Comment 1 Thomas Wolf CLA 2020-06-23 08:24:17 EDT
One can indeed quite easily reduce the number of calls to FileSystemResourceManager.resourceForLocation() by simply creating the hierarchical model in the StagingViewContentProvider also for the flat list view, and then simply asking the containing StagingFolderEntry's IContainer, if it exists, for the file. (That StagingFolderEntry won't be shown, though -- it's a flat list view.) In my tests on OS X and in a Win 10 virtual machine showed indeed a speed improvement for the refresh of some 30%.

Another problem is switching the presentation when a lot of items are selected. This takes quite some time on OS X, and is outright impossible on Windows. Switching from list view to tree view and back with all 9000 files selected causes the refresh on Windows to take forever (at least minutes; I always killed the process). This can be avoided by getting the selection first, clearing it, refreshing, then setting the selection again.

I'll still have to test these changes on Linux, but if good there, I'll push two commits for these two improvements.

That is not to discourage your attempts to use a virtual tree. Even with these improvements, refreshes with 9000 files take too long (about 9-12 seconds in list view, about 2 sec in tree view).
Comment 2 Eclipse Genie CLA 2020-06-23 11:10:05 EDT
New Gerrit change created: https://git.eclipse.org/r/165363
Comment 3 Eclipse Genie CLA 2020-06-23 11:10:18 EDT
New Gerrit change created: https://git.eclipse.org/r/165364
Comment 4 Thomas Wolf CLA 2020-06-23 11:18:40 EDT
(In reply to Thomas Wolf from comment #1)
> Another problem is switching the presentation when a lot of items are
> selected. This takes quite some time on OS X, and is outright impossible on
> Windows. Switching from list view to tree view and back with all 9000 files
> selected causes the refresh on Windows to take forever (at least minutes; I
> always killed the process). This can be avoided by getting the selection
> first, clearing it, refreshing, then setting the selection again.

(In reply to Eclipse Genie from comment #3)
> New Gerrit change created: https://git.eclipse.org/r/165364

Actually, this is bug 519231.
Comment 5 Eclipse Genie CLA 2020-06-24 02:28:10 EDT
Gerrit change https://git.eclipse.org/r/165363 was merged to [master].
Commit: http://git.eclipse.org/c/egit/egit.git/commit/?id=b530c0dad1ed512d9259624498d599e41be1a28c
Comment 6 Michael Haubenwallner CLA 2020-06-24 06:11:09 EDT
(In reply to Thomas Wolf from comment #1)
> One can indeed quite easily reduce the number of calls to
> FileSystemResourceManager.resourceForLocation() 

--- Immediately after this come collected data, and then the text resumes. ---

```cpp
#include "../../include/hslabs.h"
#include "hs_simtopo.h"
#include "hs_limb_tile.h"
#include "hs_topo.h"

struct hs_sim_probe_kargs {
  hs_sim_args sim;
  int32_t m, pad;
  const double* tau0;
  const double* dtau;
  double* config_out;
  double* tau_out;
  double* body_out;
  uint32_t* seed_out;
};

namespace hs {

int set_error(int code, const std::string& msg);
// ... 13 lines not shown
  int32_t n_waves;
  int32_t max_parts;
  int32_t h_row;
  int32_t setup_io;
  const double* tau_in;
  const double *pd_q, *pd_dq;
  double pd_k1, pd_k2;
  double *pd_tau, *pd_q0, *pd_dq0;
  int32_t st_tau, st_cf, st_q, st_x;
  int32_t fused_w, fused_s0, fused_n, fused_h;
  void* fused_work;
  void* fused_gen;
  int32_t setup_only;
  int32_t fix_mode;
  int32_t* fix_count;
  int32_t* fix_items;
  int32_t fix_n_counts;
  int32_t fix_reduce, red_key_steps, red_n_steps;
  int32_t* fix_barrier;
  double red_total_mass;
  const double* red_rollout_mass;
  uint64_t* red_best_key;
  int32_t ktab_n, ktab_lo, ktab_nl, ttab_n;
  int32_t prep_unit;
  const int32_t *limb_model, *limb_rollouts, *limb_slots;
  int32_t limb_waves;
  int32_t limb_tile;
  int32_t limb_tile_loop;
};

size_t solve_workspace_bytes();
void ktab_range(int32_t k0, int32_t n_t, int32_t horizon, int64_t n_calls, int32_t* lo, int32_t* n_table,
                int32_t* n_ttab);
launch_map single_model_map(const hs_topo& t, int32_t n_rollouts);

struct kernels {
  size_t (*general_workspace_bytes)();
  int (*launch_rollouts)(const hs_topo* d_topo, const hs_run_args& a, void* workspace, const launch_map& mp);
  int (*launch_fused)(const hs_topo* d_topo, const hs_run_args& a, void* workspace, const launch_map& mp);
  int (*launch_limb)(const hs_topo* d_topo, const hs_run_args& a, void* workspace, const launch_map& mp,
                     int32_t tile_plan, int32_t* tile_planned);
  int (*launch_fused_reduce)(const hs_run_args& a, double total_mass, const double* rollout_mass,
                             const void* work_steps, int32_t n_steps);
  int (*limb_deferred)(unsigned long long* out);
};
extern const kernels kernels_f64, kernels_f32;
inline const kernels& kernels_of(int32_t precision) { return precision == HS_PREC_F32 ? kernels_f32 : kernels_f64; }

int launch_pergen_rec(const hs_topo* d_topo, const hs_gait_params* params, int32_t n_rollouts, const double* times,
                      int32_t n_times, double* rec, void* stream);
int launch_fk(const hs_topo* d_topo, int32_t n_parts, int32_t n_cfg, const double* config, int32_t stride,
              double* a_ground, double* a_joint, void* stream);
int launch_lik(const hs_topo* d_topo, int32_t n_cfg, const double* rec, int32_t ignore_reach, double* config,
               uint32_t* status, void* stream);
// ... 65 lines not shown
```

### hslabs_amd/csrc/hs_kernels.hip

```cpp
#include "hs_rollout_kernel.h"
#include "hs_limb.h"

namespace {

__global__ __launch_bounds__(WAVE) void hs_pergen_rec_kernel(const hs_topo* __restrict__ T,
                                                             const hs_gait_params* __restrict__ params,
                                                             int32_t n_rollouts, const double* __restrict__ times,
                                                             int32_t n_times, double* __restrict__ rec) {
  __shared__ SetupL st[2];
  const int sub = threadIdx.x / HALF, lane = threadIdx.x % HALF;
  const int64_t n_items = (int64_t)n_rollouts * n_times;
  const int64_t item = (int64_t)blockIdx.x * 2 + sub;
  const bool live = item < n_items;
  const int64_t it = live ? item : n_items - 1;
  const int b = (int)(it / n_times), ti = (int)(it % n_times);
  const GaitR g = load_gait(params[b]);
  gait_setup(T, g, 1, st[sub], lane);
  const int nl = T->n_limbs;
  if (live && lane < nl) {
    real o0[3], o1[3], target[3];
    bool turned;
    gait_record<false>(g, params[b], limb_rec(st[sub], T->limb_pergen[lane]), (real)times[ti], o0, o1, turned, target);
    double* r = rec + it * (6 + 3 * nl);
    if (lane == 0)
// ... 13 lines not shown

#ifdef HS_STAMPS
extern "C" int hs_debug_read_stamps(unsigned long long* out, int n_rows) {
  if (n_rows > 4096) n_rows = 4096;
  return (int)hipMemcpyFromSymbol(out, HIP_SYMBOL(g_stamps), sizeof(unsigned long long) * 32 * n_rows, 0,
                                  hipMemcpyDeviceToHost);
}
extern "C" int hs_debug_set_stamp_base(unsigned int base) {
  return (int)hipMemcpyToSymbol(HIP_SYMBOL(g_stamp_base), &base, sizeof(base), 0, hipMemcpyHostToDevice);
}
extern "C" int hs_debug_set_stamp_iter(int iter) {
  return (int)hipMemcpyToSymbol(HIP_SYMBOL(g_stamp_iter), &iter, sizeof(iter), 0, hipMemcpyHostToDevice);
}
extern "C" int hs_debug_clear_stamps() {
  static unsigned long long zero[4096][32];
  return (int)hipMemcpyToSymbol(HIP_SYMBOL(g_stamps), zero, sizeof(zero), 0, hipMemcpyHostToDevice);
}
#endif

namespace hs {

size_t solve_workspace_bytes() { return sizeof(SolveWS); }

void ktab_range(int32_t k0, int32_t n_t, int32_t horizon, int64_t n_calls, int32_t* lo_out, int32_t* n_out,
                int32_t* ttab_out) {
  int64_t lo = INT64_MAX, hi = 0;
  const int64_t nc = n_calls < n_t ? n_calls : n_t;
  for (int64_t c = 0; c < nc; c++) {
    const int64_t f = ((int64_t)k0 + c * horizon) % n_t;
    lo = f < lo ? f : lo;
    hi = f + horizon + NS - 1 > hi ? f + horizon + NS - 1 : hi;
  }
  const int64_t n = nc > 0 ? hi - lo : 0;
  *lo_out = nc > 0 ? (int32_t)lo : 0;
  *n_out = n <= HS_KTAB ? (int32_t)n : 0;
  *ttab_out = (int32_t)(n < HS_KTAB ? n : HS_KTAB);
}

int launch_pergen_rec(const hs_topo* d_topo, const hs_gait_params* params, int32_t n_rollouts, const double* times,
                      int32_t n_times, double* rec, void* stream) {
  const int64_t items = (int64_t)n_rollouts * n_times;
  if (items <= 0) return 0;
  hipLaunchKernelGGL(hs_pergen_rec_kernel, dim3((unsigned)((items + 1) / 2)), dim3(WAVE), 0, (hipStream_t)stream,
                     d_topo, params, n_rollouts, times, n_times, rec);
  return (int)hipGetLastError();
}
// ... 8 lines not shown
```

### hslabs_amd/csrc/hs_limb.h

```cpp
#pragma once
#include "hs_limb_tile.h"
#include "hs_step_base.h"
#include "hs_step_kin.h"
#include "hs_step_solve.h"

namespace {

#ifndef HS_LIMB_WAVES
#define HS_LIMB_WAVES 2
#endif
#ifndef HS_LIMB_WAVES_F32
#define HS_LIMB_WAVES_F32 HS_LIMB_WAVES
#endif

constexpr int LG = 8;
constexpr int LGR = WAVE / LG;

__device__ inline int dbg_row(bool live, int b, int horizon, int s_glob) { return live ? b * horizon + s_glob : -1; }
#ifdef HS_DBG
#define LDBG(dbg_r, slot, val, n)                                                                                \
  do {                                                                                                           \
    if (HS_DBG == (n) && (dbg_r) >= 0 && (size_t)(dbg_r) * 32 + (slot) < (1u << 22)) g_dbg[(size_t)(dbg_r) * 32 + (slot)] = (double)(val); \
  } while (0)
#else
// ... 122 lines not shown
  return s;
}
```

Actually I'm wondering whether FileSystemResourceManager.resourceForLocation() itself really does have to sequentially iterate over all projects, even if some return value was already found. Feels like a topic for a different Eclipse project though.

> That is not to discourage your attempts to use a virtual tree. Even with
> these improvements, refreshes with 9000 files take too long (about 9-12
> seconds in list view, about 2 sec in tree view).

Never mind: Getting the virtual tree ready may take some time actually, and any improvement available earlier is highly appreciated, thanks!